ASSIGNMENT: Within the records below, reproduce without change the lines from the line that has "v = acc[i] + bias;" through the line that has "auto off = [&](int", and only those.

-*-*-

-    stage_rows(lds_a, ntok, hs, [&](int r) { return P.ctx + ((int64_t)(r / nb) * B + b0 + (r % nb)) * hs; });
-    const float* const ar[1] = {rok ? lds_a + r16 * (hs + 4) : nullptr};
-    const float* const bb[1] = {P.out_w + (int64_t)wave * 16 * hs};
-    const int ld[1] = {hs};
-    tile_mac_chain<1>(acc, ar, bb, ld, lane, lds_w + wave * 16 * WL_LD);
-    const float bias = P.out_b[col];
-#pragma unroll
-    for (int i = 0; i < 4; ++i) {
-      const int r = 4 * g + i;
-      if (r < ntok) P.attn_out[((int64_t)(r / nb) * B + b0 + (r % nb)) * hs + col] = acc[i] + bias;
-    }
-  }
-  stage_sync();
-  for (int i = wave; i < ntok; i += FR_THREADS / 64) ln_fwd_row<2>(P.ln1, (i / nb) * B + b0 + (i % nb), lane);
+      if (r < ntok) {
+        const float v = acc[i] + bias;
+        P.attn_out[((int64_t)(r / nb) * B + b0 + (r % nb)) * hs + col] = v;
+        lds_o[r * LD1 + col] = v;
+      }
+    }
+  }
+  __syncthreads();
+  stamp();
+  for (int i = wave; i < ntok; i += FR_THREADS / 64) ln_fwd_row<2>(P.ln1, (i / nb) * B + b0 + (i % nb), lane, lds_a + i * LD1, lds_o + i * LD1);
+  stamp();
 }
 
 __global__ __launch_bounds__(FR_THREADS) void fused_fwd_c_kernel(FusedFwdC P) {
   __shared__ f4 sp[2 * 12 * 32];
+  __shared__ __attribute__((aligned(16))) float lds_f[12 * 128];
+  __shared__ __attribute__((aligned(16))) float lds_h[2 * 6 * 128];
   const int b0 = (int)blockIdx.x * P.nb;
   const int nb = min(P.nb, P.B - b0);
   const int B = P.B, hs = P.hs, NC = 6 + P.ncls, W6 = 6 * hs;
   const int lane = threadIdx.x & 63, wave = threadIdx.x >> 6;
+  constexpr int HP = 2;
+  f4 hw[HP][3];
+#pragma unroll
+  for (int u = 0; u < HP; ++u) {
+    const int e = wave + u * (FR_THREADS / 64);
+    const float* w = P.head_w + (int64_t)((e < nb * NC ? e : 0) % NC) * W6;
+#pragma unroll
+    for (int t = 0; t < 3; ++t) hw[u][t] = *reinterpret_cast<const f4*>(w + lane * 4 + 256 * t);
+  }
   if (P.ffn_parts) {
     const int64_t MH = (int64_t)S6K * B * hs;
     auto off = [&](int gi) { const int i = gi / (hs / 4); return ((int64_t)(i / nb) * B + b0 + (i % nb)) * hs + 4 * (gi % (hs / 4)); };
     sum_parts_rows(P.ffn_parts, P.n_parts, MH, S6K * nb * (hs / 4), off, sp, [&](int gi, f4 t) {
       const float* b = P.b2 + 4 * (gi % (hs / 4));
-      *reinterpret_cast<f4*>(P.f2 + off(gi)) = t + f4{b[0], b[1], b[2], b[3]};
+      const f4 v = t + f4{b[0], b[1], b[2], b[3]};
+      *reinterpret_cast<f4*>(P.f2 + off(gi)) = v;
+      *reinterpret_cast<f4*>(lds_f + 4 * gi) = v;
     });
-    stage_sync();
-  }
-  for (int i = wave; i < S6K * nb; i += FR_THREADS / 64) ln_fwd_row<2>(P.ln2, (i / nb) * B + b0 + (i % nb), lane);
-  stage_sync();
-  for (int e = wave; e < nb * NC; e += FR_THREADS / 64) {
+  }
+  for (int i = wave; i < S6K * nb; i += FR_THREADS / 64)
+    ln_fwd_row<2>(P.ln2, (i / nb) * B + b0 + (i % nb), lane, nullptr, P.ffn_parts ? lds_f + i * 128 : nullptr, lds_h + ((i % nb) * S6K + i / nb) * 128);
+  __syncthreads();
+  auto pair = [&](int e, const f4* pre ) {
     const int b = b0 + e / NC, c = e % NC;
-    const float* x = P.hfused + (int64_t)b * W6;
+    const float* x = lds_h + (e / NC) * W6;
     const float* w = P.head_w + (int64_t)c * W6;
     float acc = 0.f;
-    for (int k = lane * 4; k < W6; k += 256) {
-      const f4 xv = *reinterpret_cast<const f4*>(x + k), wv = *reinterpret_cast<const f4*>(w + k);
+#pragma unroll
+    for (int t = 0; t < 3; ++t) {
+      const int k = lane * 4 + 256 * t;
+      const f4 xv = *reinterpret_cast<const f4*>(x + k), wv = pre ? pre[t] : *reinterpret_cast<const f4*>(w + k);
       acc += xv[0] * wv[0] + xv[1] * wv[1] + xv[2] * wv[2] + xv[3] * wv[3];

-*-*-

SOLUTION TO THIS EXERCISE:
+        const float v = acc[i] + bias;
+        P.attn_out[((int64_t)(r / nb) * B + b0 + (r % nb)) * hs + col] = v;
+        lds_o[r * LD1 + col] = v;
+      }
+    }
+  }
+  __syncthreads();
+  stamp();
+  for (int i = wave; i < ntok; i += FR_THREADS / 64) ln_fwd_row<2>(P.ln1, (i / nb) * B + b0 + (i % nb), lane, lds_a + i * LD1, lds_o + i * LD1);
+  stamp();
 }
 
 __global__ __launch_bounds__(FR_THREADS) void fused_fwd_c_kernel(FusedFwdC P) {
   __shared__ f4 sp[2 * 12 * 32];
+  __shared__ __attribute__((aligned(16))) float lds_f[12 * 128];
+  __shared__ __attribute__((aligned(16))) float lds_h[2 * 6 * 128];
   const int b0 = (int)blockIdx.x * P.nb;
   const int nb = min(P.nb, P.B - b0);
   const int B = P.B, hs = P.hs, NC = 6 + P.ncls, W6 = 6 * hs;
   const int lane = threadIdx.x & 63, wave = threadIdx.x >> 6;
+  constexpr int HP = 2;
+  f4 hw[HP][3];
+#pragma unroll
+  for (int u = 0; u < HP; ++u) {
+    const int e = wave + u * (FR_THREADS / 64);
+    const float* w = P.head_w + (int64_t)((e < nb * NC ? e : 0) % NC) * W6;
+#pragma unroll
+    for (int t = 0; t < 3; ++t) hw[u][t] = *reinterpret_cast<const f4*>(w + lane * 4 + 256 * t);
+  }
   if (P.ffn_parts) {
     const int64_t MH = (int64_t)S6K * B * hs;
     auto off = [&](int gi) { const int i = gi / (hs / 4); return ((int64_t)(i / nb) * B + b0 + (i % nb)) * hs + 4 * (gi % (hs / 4)); };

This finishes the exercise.